Kącik Soulsowy #2 - Wybory najlepszego finałowego bossa z serii Soulsborne od Fromsoftware - edycja druga
Witam drogich soulsiarzy i soulsiarki z tej pięknej strony, jaką jest pepełe kropka pe el. Z racji, że od premiery Shadow of the Erdtree minęło już 5 dni, to wpadłem na pomysł zorganizowania drugiej edycji konkursu, w którym wibierzemy najlepszego finałowego bossa z całej serii soulsów od From.
Zasady są proste - spośród finałowych bossów wszystkich gier FS i dlc do nich wybieramy tego najlepszego, oddając na niego głos w ankiecie.
W ostatniej edycji sprzed ponad 2 lat wygrała Sierota Kos (Bloodborne) z wynikiem 36,36% wszystkich oddanych głosów. Drugie miejsce przypadło Isshinowi Ashinie, oraz Isshinowi Świętemu miecza (różne zakończenia sekiro), a na trzecim miejscu zagościł Gwyn z pierwszego Dark Souls.
Bez przedłużania - poznajmy naszych bossów.
SPOILERY DO SHADOW OF THE ERDTREE
Kandydat numer 1 - Fałszywy król Allant (Demon's Souls)
Zaczynamy od pierwszego w całej serii finałowego bossa, czyli Fałszywego Króla.

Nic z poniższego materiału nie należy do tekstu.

# CIS565-Fall-2015/Project3-CUDA-Path-Tracer

Hardware: AMD Instinct MI355X
Metric: Mpaths/sec (paths = pixels x bounces x spp) at 1280x720, 8 bounces (higher is better)
Workload: dtype f32; 1 GPU; scenes/cornell.txt 1280x720, 8 bounces, 64 spp per step x 149 steps; batches_in_flight=3

## Files before the change

### project3-cuda-path-tracer_amd/__init__.py

```python
import ctypes as C
import os

import numpy as np

HERE = os.path.dirname(os.path.abspath(__file__))
LIB_PATH = os.environ.get("PT_AMD_LIB") or os.path.join(HERE, "csrc", "libpt_amd.so")
HOST_LIB_PATH = os.path.join(HERE, "host", "libpt_host.so")

GEOM_DTYPE = np.dtype([
    ("type", "<i4"), ("materialid", "<i4"),
    ("translation", "<f4", 3), ("rotation", "<f4", 3), ("scale", "<f4", 3),
    ("transform", "<f4", 16), ("inverseTransform", "<f4", 16), ("invTranspose", "<f4", 16),
])
MATERIAL_DTYPE = np.dtype([
    ("color", "<f4", 3), ("specularExponent", "<f4"), ("specularColor", "<f4", 3),
    ("hasReflective", "<f4"), ("hasRefractive", "<f4"), ("indexOfRefraction", "<f4"),
    ("emittance", "<f4"),
])
CAMERA_DTYPE = np.dtype([
    ("resolution", "<i4", 2), ("position", "<f4", 3), ("view", "<f4", 3), ("up", "<f4", 3),
    ("fov", "<f4", 2),
])
assert GEOM_DTYPE.itemsize == 236 and MATERIAL_DTYPE.itemsize == 44 and CAMERA_DTYPE.itemsize == 52

# ... 39 lines not shown
    "pt_test_bump_normal", "pt_test_denoise", "pt_test_denoise_var", "pt_test_noise_stats", "pt_test_exp_neg_poly", "pt_test_bounce_form", "pt_test_live_device_buffers",
    "pt_test_renderer_state", "pt_test_scene_plan", "pt_test_temporal", "pt_test_temporal_camera", "pt_test_history",
    "pt_test_display", "pt_test_spatial_variance",
    "pt_test_group_create_virtual", "pt_test_emulated_reduce",
]


class PtOptions(C.Structure):
    _fields_ = [("shard_rank", C.c_int32), ("shard_count", C.c_int32), ("device", C.c_int32),
                ("flags", C.c_int32), ("pipeline_depth", C.c_int32), ("max_batch", C.c_int32),
                ("stream", C.c_void_p), ("accum_dev", C.c_void_p), ("lens_radius", C.c_float), ("focal_distance", C.c_float)]


class PtTestPlanSummary(C.Structure):
    _fields_ = [("state_bits", C.c_uint32)] + [(n, C.c_int32) for n in ("nBinned", "nWalls", "nSphCull", "nSphGroups", "nLocalPad", "firstSkipped", "poolChunks")] + \
               [("ldsBytes", C.c_uint64), ("ldsBytesNext", C.c_uint64)]


class PtMesh(C.Structure):
    _fields_ = [("geom", C.c_int32), ("ntris", C.c_int32), ("tris", C.c_void_p), ("normals", C.c_void_p), ("materials", C.c_void_p)]


class PtTexture(C.Structure):
    _fields_ = [("width", C.c_int32), ("height", C.c_int32), ("rgb", C.c_void_p)]


class PtTexBinding(C.Structure):
    _fields_ = [("geom", C.c_int32), ("texture", C.c_int32), ("ntris", C.c_int32), ("uvs", C.c_void_p)]


class PtBumpBinding(C.Structure):
# ... 1123 lines not shown
```

### project3-cuda-path-tracer_amd/csrc/pt_api.hip

```cpp
#include <hip/hip_runtime.h>

#include <algorithm>
#include <array>
#include <atomic>
#include <condition_variable>
#include <functional>
#include <thread>
#include <cmath>
#include <cstdarg>
#include <cstdio>
#include <cstdlib>
#include <cstring>
#include <deque>
#include <limits>
#include <map>
#include <memory>
#include <string>
#include <utility>
#include <vector>

#include <mutex>
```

Jest to w zasadzie przedostatni boss gry, jednak nikt nie traktuje prawdziwego Króla Allanta jako bossa, a raczej jako fabularną ciekawostkę.
Czym ten jegomość się odznacza? Cóż, jest jednym z trzech bossów w grze, obok Ludojadów i Flamelurkera, stawiających rzeczywiste wyzwanie.

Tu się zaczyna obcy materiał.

template <bool HAS_R, int MODE>
__global__ __launch_bounds__(256, 1) void k_conv3x3_wino4(
    const float* __restrict__ X, int H, int W, int CIN, const float* __restrict__ U,
    const float* __restrict__ shift, const float* __restrict__ R, float* __restrict__ Y, int COUT, int relu,
    int cgroups, int trows, int num_units, int num_groups, int n_tiles, int total_work, int nimg, int xranges,
    int* __restrict__ counters) {
  constexpr bool LATE = PA_W4_LATE_BARRIER && MODE == 0;
  constexpr bool LIN = MODE != 0;
  constexpr bool RUN = MODE == 2;
  using G = std::conditional_t<MODE == 0, Wino4Geom, std::conditional_t<MODE == 1, Wino4LinGeom, Wino4RunGeom>>;
  constexpr int PIN = G::PINSTR;
  constexpr int W4_PIECES = PIN + W4_U_PIECES;
  static_assert(W4_PIECES <= 27, "wino4_piece_asm_n spells out 27 cases");
  static_assert(2 * W4_TILE_OUT * (HAS_R ? 2 : 1) >= W4_TAIL_WAIT, "a tile's first-stage wait counts epilogue operations");
  extern __shared__ __attribute__((aligned(16))) unsigned char smem4[];
  const int tid = threadIdx.x, lane = tid & 63;
  const int t = lane & 15, g = lane >> 4;
  const int slw = __builtin_amdgcn_readfirstlane(tid >> 6);
  unsigned char* my_patch = smem4 + slw * G::PATCH_BYTES;
  unsigned char* ubufs = smem4 + 4 * G::PATCH_BYTES;
  int* mail = reinterpret_cast<int*>(smem4 + G::LDS_BYTES);

  const TileQueue tq{counters, (int)(blockIdx.x & 7), total_work >> 3};
  if (tid == 0) mail[0] = tq_resolve(tq, tq_claim_own(tq));
  __syncthreads();
  int q = mail[0];
  if (q < 0) {
    if (tid == 0) tq_done(tq, gridDim.x);
    return;
  }
  const int x0_last = LIN ? 0 : (cgroups - 1) * Wino4Geom::TW;
  Wino4Lanes<PIN> pl;
  Wino4Lanes<PIN> npl;
  if constexpr (!LIN) wino4_patch_lanes(pl.a, W, CIN, lane, x0_last);
#define W4_PATCH_K(i, j) (MODE == 1 ? wino4_lin_patch_k(i, j) : (MODE == 2 ? wino4_run_patch_k(i, j) : wino4_patch_k(i, j)))
  int pbase0 = MODE == 1 ? wino4_lin_patch_base(t, g) : wino4_patch_base(t, g, 0);
  int pbase1 = MODE == 1 ? pbase0 : wino4_patch_base(t, g, 1);
  int nxt_slot = 0;
  const int last_unit = LIN ? ((num_units + 15) >> 4) - 1 : 0;
  const int ubase = wino4_u_base(t, g);
  const int lane16 = lane * 16;
  W4Const kc;
  {
    const float p4 = w4_opaque(4.f), m4 = w4_opaque(-4.f), m5 = w4_opaque(-5.f), p2 = w4_opaque(2.f),
                m2 = w4_opaque(-2.f), m1 = w4_opaque(-1.f);
    kc.p4 = f32x2{p4, p4}; kc.m4 = f32x2{m4, m4}; kc.m5 = f32x2{m5, m5};
    kc.p2 = f32x2{p2, p2}; kc.m2 = f32x2{m2, m2}; kc.m1 = f32x2{m1, m1};
  }
  const int nstages = CIN / G::CB;

  Wino4Work wk = wino4_decode(q, n_tiles, num_groups, xranges);
  Wino4Unit cur = Wino4Unit{0, 0, 0, 0}, nxt = cur;
  Wino4LinUnit lcur = Wino4LinUnit{0, Wino4LinTile{0, 0, 0, 0}}, lnxt = lcur;
  int cur_n0 = wk.n0, nxt_n0 = wk.n0;
  Wino4Ctx cctx;
  if constexpr (RUN) {
    const int uu = wk.unit0 + slw;
    int slot;
    lcur = wino4_run_unit(uu < last_unit ? uu : last_unit, cgroups, trows, num_units, H, W, CIN, nimg, lane, pl.a, &slot);
    lcur.tc.valid &= wk.valid & (uu <= last_unit);
    pbase0 = wino4_run_patch_base(slot, g, 0);
    pbase1 = wino4_run_patch_base(slot, g, 1);
    cctx = wino4_lin_ctx(X, H, W, CIN, nimg, lcur.b0, cur_n0);
  } else if constexpr (LIN) {
    lcur = wino4_lin_unit(wk.unit0 + slw, cgroups, trows, num_units, H, W, CIN, lane, pl.a);
    lcur.tc.valid &= wk.valid;
    cctx = wino4_lin_ctx(X, H, W, CIN, nimg, lcur.b0, cur_n0);
  } else {
    cur = wino4_unit(wk.unit0 + slw, cgroups, trows, num_units);
    cur.valid &= wk.valid;
    cctx = wino4_ctx(X, H, W, CIN, cur, cur_n0, x0_last);
  }
  nxt = cur;
  lnxt = lcur;
  Wino4Ctx nctx = cctx;
  int buf = 0;
  wino4_issue_all<PIN>(wino4_stage(cctx, U, COUT, CIN, 0, my_patch, ubufs), pl, lane, slw);
  int claim = 0;
  if (tid == 0) claim = tq_claim_own(tq);
  int nq = -1;
  bool first_tile = true;
  f32x4 acca[W4_AGPR_POINTS][2];
  f32x4 accv[36 - W4_AGPR_POINTS][2];
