__global__ __launch_bounds__(256) void normalize_export_kernel(const double* __restrict__ beta, long long ld,
                                                               const int* __restrict__ perm, int n, int n_slices, int K,
                                                               int use_lds, double* __restrict__ beta_out,
                                                               double* __restrict__ prop_out) {
    extern __shared__ __attribute__((aligned(16))) double smem[];
    __shared__ double inv_s[4][64];
    __shared__ int row_s[4][64];
    const int lane = threadIdx.x & 63;
    const int wib = __builtin_amdgcn_readfirstlane(threadIdx.x >> 6);
    const int slice = blockIdx.x * 4 + wib;
    if (slice >= n_slices) return;
    const int i = slice * 64 + lane;
    const bool active = i < n;
    const int ii = active ? i : n - 1;
    const int Ks = K | 1;
    double* tile = smem + (size_t)wib * Ks * 64;
    double s = 0.0;
    for (int k = 0; k < K; ++k) {
        const double v = beta[(size_t)k * ld + ii];
        s += v;
        if (use_lds) tile[lane * Ks + k] = v;
    }
    const double den = (s < 1e-10) ? 1e-10 : s;
    const int orow = perm ? perm[ii] : ii;
    if (!use_lds) {
        if (active)
            for (int k = 0; k < K; ++k) {
                const double v = beta[(size_t)k * ld + ii];
                if (beta_out) beta_out[(size_t)orow * K + k] = v;
                if (prop_out) prop_out[(size_t)orow * K + k] = (s == 0.0) ? 1.0 / (double)K : v / den;
            }
        return;
    }
    inv_s[wib][lane] = (s == 0.0) ? -1.0 : den;
    row_s[wib][lane] = active ? orow : -1;
    __builtin_amdgcn_s_waitcnt(0xc07f);
    const int total = 64 * K;
    const int ds = 64 / K, dk = 64 - ds * K;
    int sp = lane / K, k = lane - sp * K;
    const double inv_K = 1.0 / (double)K;
    for (int f = lane; f < total; f += 64) {
        const int row = row_s[wib][sp];
        if (row >= 0) {
            const double v = tile[sp * Ks + k];
            const double dd = inv_s[wib][sp];
            if (beta_out) __builtin_nontemporal_store(v, beta_out + (size_t)row * K + k);
            if (prop_out) __builtin_nontemporal_store((dd < 0.0) ? inv_K : v / dd, prop_out + (size_t)row * K + k);
        }
        sp += ds;
        k += dk;
        if (k >= K) { k -= K; ++sp; }
    }
}

template <bool LDS_TILE>
__global__ __launch_bounds__(256) void spot_diagnostics_kernel(
    const double* __restrict__ beta, long long ld, const double* __restrict__ H, long long ldh,
    const double* __restrict__ XtX, int ldg, const double* __restrict__ row_sq, const int* __restrict__ ell_base,
    const int* __restrict__ slice_off, const int* __restrict__ deg, const int* __restrict__ perm, int n, int n_slices, int K,
    double* __restrict__ out) {
    extern __shared__ __attribute__((aligned(16))) double smem[];
    const int lane = threadIdx.x & 63;
    const int wib = __builtin_amdgcn_readfirstlane(threadIdx.x >> 6);
    const int slice = blockIdx.x * 4 + wib;
    if (slice >= n_slices) return;
    const int i = slice * 64 + lane;
    const bool active = i < n;
    const int ii = active ? i : n - 1;
    double* tile = smem + (size_t)wib * K * 64;
    if (LDS_TILE)
        for (int k = 0; k < K; ++k) tile[k * 64 + lane] = beta[(size_t)k * ld + ii];
    const int w0 = slice_off[slice];
    const int w = slice_off[slice + 1] - w0;
    const int* ell = ell_base + (size_t)w0 * 64 + lane;
    const int dg = deg[ii];
    auto own = [&](int k) { return LDS_TILE ? tile[k * 64 + lane] : beta[(size_t)k * ld + ii]; };
    double nbr = 0.0;
    int j_next = w > 0 ? ell[0] : 0;
    for (int m = 0; m < w; ++m) {
        const int j = j_next;
        if (m + 1 < w) j_next = ell[(size_t)(m + 1) * 64];
        double a0 = 0.0, a1 = 0.0;
        int k = 0;
#pragma unroll 4
        for (; k + 1 < K; k += 2) {
            const double d0 = own(k) - beta[(size_t)k * ld + j];
            const double d1 = own(k + 1) - beta[(size_t)(k + 1) * ld + j];
            a0 = fma(d0, d0, a0);
            a1 = fma(d1, d1, a1);
        }
        if (k < K) {
            const double d0 = own(k) - beta[(size_t)k * ld + j];
            a0 = fma(d0, d0, a0);
        }
        if (m < dg) nbr += a0 + a1;
    }
    double cross = 0.0, quad = 0.0;
    for (int k = 0; k < K; ++k) {
        const double bk = own(k);
        double gb = 0.0;
        const double* g = XtX + (size_t)k * ldg;
        for (int l = 0; l < K; ++l) gb = fma(g[l], own(l), gb);
        cross = fma(bk, H[(size_t)k * ldh + ii], cross);
        quad = fma(bk, gb, quad);
    }
    if (!active) return;
    const double rs = row_sq[i];
    const size_t o = perm ? (size_t)perm[i] : (size_t)i;
    out[o] = fmax(fma(-2.0, cross, rs) + quad, 0.0);
    out[(size_t)n + o] = rs;
    out[2 * (size_t)n + o] = 0.5 * nbr;
}

static inline size_t tile_lds_bytes(int K) { return (size_t)(K | 1) * 256 * sizeof(double); }
static inline bool tile_fits(int K) { return tile_lds_bytes(K) <= 128 * 1024; }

Dodatkowo unikalna mechanika zabierania graczowi poziomów w przypadku trafienia chwytu. Potężny zawodnik.
Kandydat numer 2 - Gwyn, Władca Popiołów
Najprawdopodobniej najbardziej kultowy ze wszystkich finałowych bossów z serii. To prawdopodobnie od Dark Souls większość z nas zaczynała swoją przygodę z gatunkiem, więc kto miałby zapadać w pamięć bardziej od finałowego bossa? Władca krainy Lordan, niegdyś potężny władca Anor Londo - ojciec Gwyndolina, Gwynevere, Filianore i Bezimiennego Króla. A sama walka? Cóż, gracz może Gwyna parować. Nic więcej nie trzeba wiedzieć.
Kandydat numer 3 - Manus, Ojciec Otchłani (Dark Souls Artorias of the Abyss)
W pierwszym dlc w serii dostaliśmy kilku wyróżniających się bossów. Wyjątkowo wymagający Kalameet, tytułowy Artorias, ale też Manus, czyli prawdopodobnie najtrudniejszy boss z całej gry. Klimat lokacji poprzedzającej walkę z tym bossem można kroić nożem. Starcie z Manusem jest na tyle brutalne, że twórcy przygotowali specjalny item, który kontruje jeden z jego ataków. Walka z nim pierwszy raz podczas przechodzenia gry na NG+ była prawdziwym koszmarem.
Kandydatka numer 4 - Nashandra (Dark Souls 2)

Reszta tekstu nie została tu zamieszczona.